▶ _DATASET RECORDS_:
struct Tuning {
  int nv = 4;
  bool fwd_persist = true;
  int fwd_buf = 0;
  bool force_tiled = false;
  int fwd_rev = 0, inv_rev = 0;
  int dma_nt = -1;
  int fwd_tile = 0;
  bool multi = true;
  int multi_div = 4;
  int multi_tile = 0;
  int inv_buf = 0;
  int inv_tile = 0;
  int multi_rblk = 1;
  int multi_pf = 1;
  int multi_pad = 1;
  int multi_inv_tile = 0;
  int multi_ni = 4;
  bool no_sweep = false;
  int sweep_qc = kSweepChunk;
  int unroll_max = kMaxTaps;
  int blk = 10;
  bool deep = true;
  bool deep_inv = false;
  int deep_lds = 80;
  int deep_waves = 4;
  int deep_pf_fwd = 1;
  int deep_pf_inv = 1;
  int fwd_nv = 0;
  int inv_nv = 0;
  int sweep2 = 3;
  int sweep2_ka = 8;
  int sweep2_uc = 2048;
  int sweep2_r = 0;
  int sweep2_minb = 64;
  int blk_fwd8 = 1;
  int ref_grid = 0;
  int mfma = 0;
};

static bool set_tuning(Tuning& t, const char* key, int v) {
  const Tuning d;
  const std::string k(key);
  if (k == "VW_NV") t.nv = v < 0 ? d.nv : v <= 4 ? 4 : 8;
  else if (k == "VW_FWD_PERSIST") t.fwd_persist = v < 0 ? d.fwd_persist : v != 0;
  else if (k == "VW_FWD_BUF") t.fwd_buf = v < 0 ? d.fwd_buf : v;
  else if (k == "VW_FORCE_TILED") t.force_tiled = v > 0;
  else if (k == "VW_FWD_REV") t.fwd_rev = v < 0 ? 0 : v;
  else if (k == "VW_INV_REV") t.inv_rev = v < 0 ? 0 : v;
  else if (k == "VW_DMA_NT") t.dma_nt = v < 0 ? d.dma_nt : v;
  else if (k == "VW_FWD_TILE") t.fwd_tile = v < 0 ? 0 : v;
  else if (k == "VW_MULTI") t.multi = v < 0 ? d.multi : v != 0;
  else if (k == "VW_MULTI_DIV") t.multi_div = v <= 0 ? d.multi_div : v;
  else if (k == "VW_MULTI_TILE") t.multi_tile = v < 0 ? 0 : v;
  else if (k == "VW_INV_BUF") t.inv_buf = v < 0 ? 0 : v;
  else if (k == "VW_INV_TILE") t.inv_tile = v < 0 ? 0 : v;
  else if (k == "VW_MULTI_RBLK") t.multi_rblk = v < 0 ? d.multi_rblk : v;
  else if (k == "VW_MULTI_PF") t.multi_pf = v < 0 ? d.multi_pf : v;
  else if (k == "VW_MULTI_PAD") t.multi_pad = v < 0 ? d.multi_pad : v;
  else if (k == "VW_MULTI_INV_TILE") t.multi_inv_tile = v < 0 ? 0 : v;
  else if (k == "VW_MULTI_NI") t.multi_ni = v < 0 ? d.multi_ni : v == 4 ? 4 : 8;
  else if (k == "VW_NO_SWEEP") t.no_sweep = v > 0;
  else if (k == "VW_SWEEP_QC") t.sweep_qc = v >= 16 ? v : d.sweep_qc;
  else if (k == "VW_UNROLL_MAX") t.unroll_max = v < 0 ? d.unroll_max : v;
  else if (k == "VW_BLK") t.blk = v < 0 ? d.blk : v;
  else if (k == "VW_DEEP") { t.deep = v < 0 ? d.deep : v != 0; t.deep_inv = v < 0 ? d.deep_inv : v != 0; }
  else if (k == "VW_DEEP_INV") t.deep_inv = v < 0 ? d.deep_inv : v != 0;
  else if (k == "VW_DEEP_LDS") t.deep_lds = v <= 0 ? d.deep_lds : v;
  else if (k == "VW_DEEP_WAVES") t.deep_waves = v <= 0 ? d.deep_waves : v;
  else if (k == "VW_DEEP_PF_FWD") t.deep_pf_fwd = v <= 0 ? d.deep_pf_fwd : std::min(v, 16);
  else if (k == "VW_DEEP_PF_INV") t.deep_pf_inv = v <= 0 ? d.deep_pf_inv : std::min(v, 16);
  else if (k == "VW_FWD_NV") t.fwd_nv = v < 0 ? d.fwd_nv : v;
  else if (k == "VW_INV_NV") t.inv_nv = v < 0 ? d.inv_nv : v;
  else if (k == "VW_SWEEP2") t.sweep2 = v < 0 ? d.sweep2 : v;
  else if (k == "VW_SWEEP2_KA") t.sweep2_ka = v == 16 ? 16 : v == 8 ? 8 : d.sweep2_ka;
  else if (k == "VW_SWEEP2_UC") t.sweep2_uc = v >= 32 ? v : d.sweep2_uc;
  else if (k == "VW_SWEEP2_R") t.sweep2_r = v == 32 ? 32 : 0;
  else if (k == "VW_SWEEP2_MINB") t.sweep2_minb = v < 0 ? d.sweep2_minb : v;
  else if (k == "VW_BLK_FWD8") t.blk_fwd8 = v < 0 ? d.blk_fwd8 : v;
  else if (k == "VW_MFMA") t.mfma = v < 0 ? d.mfma : v;
  else if (k == "VW_REF_GRID") t.ref_grid = v < 0 ? d.ref_grid : v;
  else return false;
  return true;
}

static const char* const kTuningKeys[] = {
    "VW_NV", "VW_FWD_PERSIST", "VW_FWD_BUF", "VW_FORCE_TILED", "VW_FWD_REV", "VW_INV_REV",
    "VW_FWD_TILE", "VW_MULTI", "VW_MULTI_DIV", "VW_MULTI_TILE", "VW_INV_BUF", "VW_INV_TILE", "VW_MULTI_RBLK", "VW_MULTI_PF", "VW_MULTI_PAD", "VW_MULTI_INV_TILE", "VW_NO_SWEEP", "VW_SWEEP_QC",
    "VW_UNROLL_MAX", "VW_BLK", "VW_FWD_NV",
    "VW_INV_NV", "VW_DEEP", "VW_DEEP_INV", "VW_DEEP_LDS", "VW_DEEP_WAVES", "VW_DEEP_PF_FWD", "VW_DEEP_PF_INV",
    "VW_SWEEP2", "VW_SWEEP2_KA", "VW_SWEEP2_UC", "VW_SWEEP2_R", "VW_SWEEP2_MINB", "VW_BLK_FWD8",
    "VW_DMA_NT", "VW_MULTI_NI", "VW_MFMA", "VW_REF_GRID"};

static Tuning read_tuning() {
  Tuning t;
  for (const char* k : kTuningKeys) {
    const char* e = getenv(k);
    if (!e) continue;
    const int v = (*e == '\0') ? 1 : atoi(e);
    set_tuning(t, k, v);
  }
  return t;
}

struct vw_graph;
struct vw_ctx;
static void kill_pipelines_of(vw_ctx* c);

struct vw_ctx {
  int device = 0;
  hipStream_t stream = nullptr;
  bool own_stream = false;
  bool capturing = false;
  unsigned ws_gen = 0;
  Tuning tune;
  int cus = 256;
  std::recursive_mutex mu;
  void* ws = nullptr;
  size_t ws_bytes = 0;
  void* ws2 = nullptr;
  size_t ws2_bytes = 0;
  unsigned long long* bad = nullptr;
  bool timing = false;
  std::vector<TimedLaunch> pending;
  std::vector<TimedLaunch> captured;
  std::vector<hipEvent_t> event_pool;
  std::map<std::string, std::pair<double, int64_t>> totals;
  std::set<vw_graph*> graphs;
  std::vector<std::pair<void*, size_t>> stage;
  void* med = nullptr;
  size_t med_bytes = 0;
  int* nf = nullptr;
  int64_t nf_rows = 0;
};

struct vw_graph {
  vw_ctx* ctx = nullptr;
  int device = 0;
  unsigned ws_gen = 0;
  std::vector<TimedLaunch> timed;
  hipGraph_t graph = nullptr;
  hipGraphExec_t exec = nullptr;
};

static void release_graph(vw_graph* gr) {
  for (auto& t : gr->timed) { hipEventDestroy(t.start); hipEventDestroy(t.stop); }
  gr->timed.clear();
  if (gr->exec) hipGraphExecDestroy(gr->exec);
  if (gr->graph) hipGraphDestroy(gr->graph);
  gr->exec = nullptr;
  gr->graph = nullptr;
}

struct vw_stream {
  vw_ctx* ctx = nullptr;
  std::vector<double> lo, hi;
  int L = 0;
  int boundary = 0;
  int levels = 0;
  int64_t last_batch = -1;
  bool hist_init = false;
  std::vector<double*> hist;
  std::vector<double*> snap;
  std::vector<int> hist_len;
};

static hipEvent_t pool_event(vw_ctx* c) {
  if (!c->event_pool.empty()) {
    hipEvent_t e = c->event_pool.back();
    c->event_pool.pop_back();
    return e;
  }
  hipEvent_t e = nullptr;
  if (hipEventCreate(&e) != hipSuccess) return nullptr;
  return e;
}

static bool capture_event(hipStream_t st, hipEvent_t ev) {
  hipStreamCaptureStatus status;
  unsigned long long id = 0;
  hipGraph_t g = nullptr;
  const hipGraphNode_t* deps = nullptr;
  size_t ndeps = 0;
  if (hipStreamGetCaptureInfo_v2(st, &status, &id, &g, &deps, &ndeps) == hipSuccess &&
      status == hipStreamCaptureStatusActive && g) {
    hipGraphNode_t node = nullptr;
    if (hipGraphAddEventRecordNode(&node, g, deps, ndeps, ev) == hipSuccess &&
        hipStreamUpdateCaptureDependencies(st, &node, 1, hipStreamSetCaptureDependencies) == hipSuccess)
      return true;
  }
  (void)hipGetLastError();
  if (hipEventRecordWithFlags(ev, st, hipEventRecordExternal) == hipSuccess) return true;
  (void)hipGetLastError();
  return false;
}

struct LaunchTimer {
  vw_ctx* c;
  TimedLaunch tl;
  bool on;
  LaunchTimer(vw_ctx* ctx, const char* family) : c(ctx), on(ctx->timing) {
    if (!on) return;
    tl.family = family;
    if (c->capturing) {
      tl.graph_owned = true;
      tl.start = tl.stop = nullptr;
      if (hipEventCreate(&tl.start) != hipSuccess || hipEventCreate(&tl.stop) != hipSuccess ||
          !capture_event(c->stream, tl.start)) {
        if (tl.start) hipEventDestroy(tl.start);
        if (tl.stop) hipEventDestroy(tl.stop);
        on = false;
      }
      return;
    }
    tl.start = pool_event(c);
    tl.stop = pool_event(c);
    if (!tl.start || !tl.stop) { on = false; return; }
    hipEventRecord(tl.start, c->stream);
  }
  ~LaunchTimer() {
    if (!on) return;
    if (tl.graph_owned) {
      if (capture_event(c->stream, tl.stop)) {
        c->captured.push_back(tl);
      } else {
        hipEventDestroy(tl.start);
        hipEventDestroy(tl.stop);
      }
      return;
    }
    hipEventRecord(tl.stop, c->stream);
    c->pending.push_back(tl);
  }
};

static void collect_timing(vw_ctx* c) {
  for (auto& tl : c->pending) {
    float ms = 0.f;
    if (hipEventSynchronize(tl.stop) == hipSuccess && hipEventElapsedTime(&ms, tl.start, tl.stop) == hipSuccess) {
      auto& t = c->totals[tl.family];
      t.first += ms;
      t.second += 1;
    }
    if (!tl.graph_owned) {
      c->event_pool.push_back(tl.start);
      c->event_pool.push_back(tl.stop);
    }
  }
  c->pending.clear();
}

▶ _TASK ITEM_:
Repeat exactly the lines from the first line of the records above through the line containing "int inv_tile = 0;", both included, and nothing else.

▶ _SOLUTION TO THIS TASK_:
struct Tuning {
  int nv = 4;
  bool fwd_persist = true;
  int fwd_buf = 0;
  bool force_tiled = false;
  int fwd_rev = 0, inv_rev = 0;
  int dma_nt = -1;
  int fwd_tile = 0;
  bool multi = true;
  int multi_div = 4;
  int multi_tile = 0;
  int inv_buf = 0;
  int inv_tile = 0;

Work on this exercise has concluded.